El proyecto ha sido impulsado por ELSAN, AMSA y la Universitat Politècnica de Catalunya (UPC), y ha sido una de las propuestas ganadoras del reto urbano La sección de calle del siglo XXI, promovido por el Ayuntamiento de Barcelona, BIMSA, BIT Habitat y la Diputación de Barcelona para buscar aceras y calzadas más sostenibles. Entre seis candidaturas, Biochar fue una de las dos seleccionadas para pasar a fase de desarrollo y prueba real.

¿Qué tiene de especial este nuevo asfalto?

La clave de esta propuesta para Barcelona está en el material que incorpora. En lugar de recurrir solo a componentes tradicionales del asfalto, Biochar introduce un material de origen natural obtenido a partir de biomasa de residuos orgánicos, como huesos de aceituna o restos de pino. Ese biochar sustituye al llamado filler calcáreo habitual en las mezclas bituminosas, una parte muy fina del árido que forma parte del pavimento.

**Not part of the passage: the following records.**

# vainglorygame/analyzer

Hardware: AMD Instinct MI355X
Metric: matches/sec rated (whole node), 3v3 TrueSkill, 1M-player roster (higher is better)
Workload: dtype fp32; 1 GPU; global_batch=10000000, seq_len=6, players=1000000, matches_per_gpu=10000000, team_size=3, parallelism=dp1, mode=exact, bench_config=2, skew=1, force_merge=False

## Files before the change

### analyzer_amd/config.py

```python
from __future__ import annotations

import os
from dataclasses import dataclass, field
from typing import Mapping, Optional

BETA = 10.0 / 30 * 3000
ENV_MU = 1500.0
ENV_SIGMA = 1000.0
DRAW_PROBABILITY = 0.0

MODES = ("casual", "ranked", "blitz", "br", "5v5_casual", "5v5_ranked")
TRACK_COLUMNS = ("trueskill",) + tuple("trueskill_" + m for m in MODES)
N_TRACKS = len(TRACK_COLUMNS)
MODE_UNSUPPORTED = 255


def _env(env: Mapping[str, str], key: str) -> Optional[str]:
    v = env.get(key)
    return v if v else None


def _tristate(v: Optional[str]) -> Optional[bool]:
    if v is None or v == "" or v.lower() == "auto":
        return None
# ... 38 lines not shown
    crunch_queue: str = "crunch_global"
    dotelesuckmatch: bool = False
    telesuck_queue: str = "telesuck"
    dosewmatch: bool = False
    sew_queue: str = "sew"
    engine: str = "python"
    quarantine: bool = True
    dotelemetry: bool = False
    telemetry_events: str = "100,300"
    resident: bool = True
    synthetic_telemetry: bool = False
    telemetry_source: Optional[str] = None
    skip_rated: bool = False
    pipeline: bool = False
    fault_poison: frozenset = frozenset()
    fault_exit_after: int = 0
    cas_retries: int = 50

    @staticmethod
    def from_env(env: Mapping[str, str] = os.environ) -> "WorkerConfig":
        return WorkerConfig(
            rabbitmq_uri=_env(env, "RABBITMQ_URI") or "amqp://localhost",
            database_uri=_env(env, "DATABASE_URI"),
            batchsize=int(_env(env, "BATCHSIZE") or 500),
            chunksize=int(_env(env, "CHUNKSIZE") or 100),
            idle_timeout=float(_env(env, "IDLE_TIMEOUT") or 1),
            queue=_env(env, "QUEUE") or "analyze",
            docrunchmatch=env.get("DOCRUNCHMATCH") == "true",
            crunch_queue=_env(env, "CRUNCH_QUEUE") or "crunch_global",
            dotelesuckmatch=env.get("DOTELESUCKMATCH") == "true",
            telesuck_queue=_env(env, "TELESUCK_QUEUE") or "telesuck",
            dosewmatch=env.get("DOSEWMATCH") == "true",
            sew_queue=_env(env, "SEW_QUEUE") or "sew",
            engine=_env(env, "ENGINE") or "python",
            quarantine=(env.get("QUARANTINE") or "true") == "true",
            dotelemetry=env.get("DOTELEMETRY") == "true",
            telemetry_events=_env(env, "TELEMETRY_EVENTS") or "100,300",
            synthetic_telemetry=env.get("SYNTHETIC_TELEMETRY") == "true",
            telemetry_source=_env(env, "TELEMETRY_SOURCE"),
            resident=_resident_default(env),
            skip_rated=env.get("SKIP_RATED") == "true",
            pipeline=env.get("PIPELINE") == "true",
            fault_poison=frozenset(x for x in (env.get("FAULT_POISON") or "").split(",") if x),
            fault_exit_after=int(env.get("FAULT_EXIT_AFTER") or 0),
            cas_retries=int(env.get("CAS_RETRIES") or 50),
        )

    @property
    def failed_queue(self) -> str:
        return self.queue + "_failed"


@dataclass(frozen=True)
class EngineConfig:

    rate_blocks: int = 0
    prepass_at: float = 0.7
    prepass_at_set: bool = False
    prepass_cus: int = 0
    prepass_exclusive: bool = False
    prepass_serial: Optional[bool] = None
    roster_warm: Optional[bool] = None
    merge_bucket_mb: float = 64.0
    comm_dtype: str = ""
    sweeps: int = 1
    dist_backend: str = "nccl"
    checkpoint_every: int = 1
    checkpoint_dir: Optional[str] = None
    trace: bool = False
    check_rounds: bool = False
    rate_idle: int = 0
    rate_local: int = 1
    rate_diag: int = 0
    rate_tight: int = -1
    tele_fused_tail: int = 0
    tele_role: int = -1
    tele_fuse_max: int = 262_144

    NATIVE_KNOBS = {
        "ANA_TELE_IMPL": "telemetry aggregation: 1 one-hot MFMA GEMM (default), 0 LDS atomics",
        "ANA_SCHED_SMALL": "micro-batch schedule: hash lists (default) or bitonic sort",
        "ANA_SORT_RB / ANA_SORT_NT": "radix-sort tile rows / non-temporal loads (tuning)",
        "ANA_SCHED_RUNS": "last schedule pass: run-end table (1, default) or digit offsets + fix-up (0)",
    }

    def rate_knobs(self) -> list:
        return [self.rate_idle, self.rate_local, self.rate_diag, self.rate_tight, self.tele_fused_tail,
                self.tele_role]

    @staticmethod
    def from_env(env: Mapping[str, str] = os.environ) -> "EngineConfig":
        return EngineConfig(
            rate_blocks=int(_env(env, "ANA_RATE_BLOCKS") or 0),
            prepass_at=float(_env(env, "ANA_PREPASS_AT") or 0.7) if env.get("ANA_PREPASS_AT") != "0" else 0.0,
            prepass_at_set=bool(env.get("ANA_PREPASS_AT")),
            prepass_cus=int(_env(env, "ANA_PREPASS_CUS") or 0),
            prepass_exclusive=env.get("ANA_PREPASS_EXCLUSIVE", "0") not in ("", "0", "false"),
            prepass_serial=_tristate(env.get("ANA_PREPASS_SERIAL")),
            roster_warm=_tristate(env.get("ANA_ROSTER_WARM")),
            merge_bucket_mb=float(_env(env, "ANA_MERGE_BUCKET_MB") or 64),
            comm_dtype=_env(env, "COMM_DTYPE") or "",
            sweeps=int(_env(env, "SWEEPS") or 1),
            dist_backend=_env(env, "ANA_DIST_BACKEND") or "nccl",
            checkpoint_every=int(_env(env, "CHECKPOINT_EVERY") or 1),
            checkpoint_dir=_env(env, "CHECKPOINT_DIR"),
            trace=(env.get("ANA_TRACE") or "0") not in ("", "0"),
            check_rounds=(env.get("ANA_CHECK_ROUNDS") or "0") not in ("", "0"),
            rate_idle=int(_env(env, "ANA_RATE_IDLE") or 0),
            rate_local=int(_env(env, "ANA_RATE_LOCAL") or 1),
            rate_diag=int(_env(env, "ANA_RATE_DIAG") or 0),
            rate_tight=int(_env(env, "ANA_RATE_TIGHT") or -1),
            tele_fused_tail=int(_env(env, "ANA_TELE_FUSED_TAIL") or 0),
            tele_role=int(_env(env, "ANA_TELE_ROLE") or -1),
            tele_fuse_max=int(_env(env, "ANA_TELE_FUSE_MAX") or 262_144),
        )
```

La ventaja no está solo en la fabricación. Según la información difundida sobre el proyecto, este componente no solo reduce las emisiones asociadas al proceso industrial, sino que además actúa como sumidero de carbono. Es decir, ayuda a fijar carbono dentro de la propia infraestructura urbana. En otras palabras, la calle deja de ser únicamente una superficie funcional y pasa a convertirse también en una pequeña pieza dentro de la estrategia climática de la ciudad.

Todo eso encaja con el objetivo general del reto lanzado por Barcelona: repensar cómo se construyen las calles para reducir huella de carbono, aumentar la circularidad de los materiales y mantener, al mismo tiempo, la durabilidad y la funcionalidad del espacio público.

Cuándo empezará a verse en las calles

Así es el nuevo "asfalto innovador" que tendrá Barcelona a partir del año que viene
Imagen clásica de la ciudad de Barcelona.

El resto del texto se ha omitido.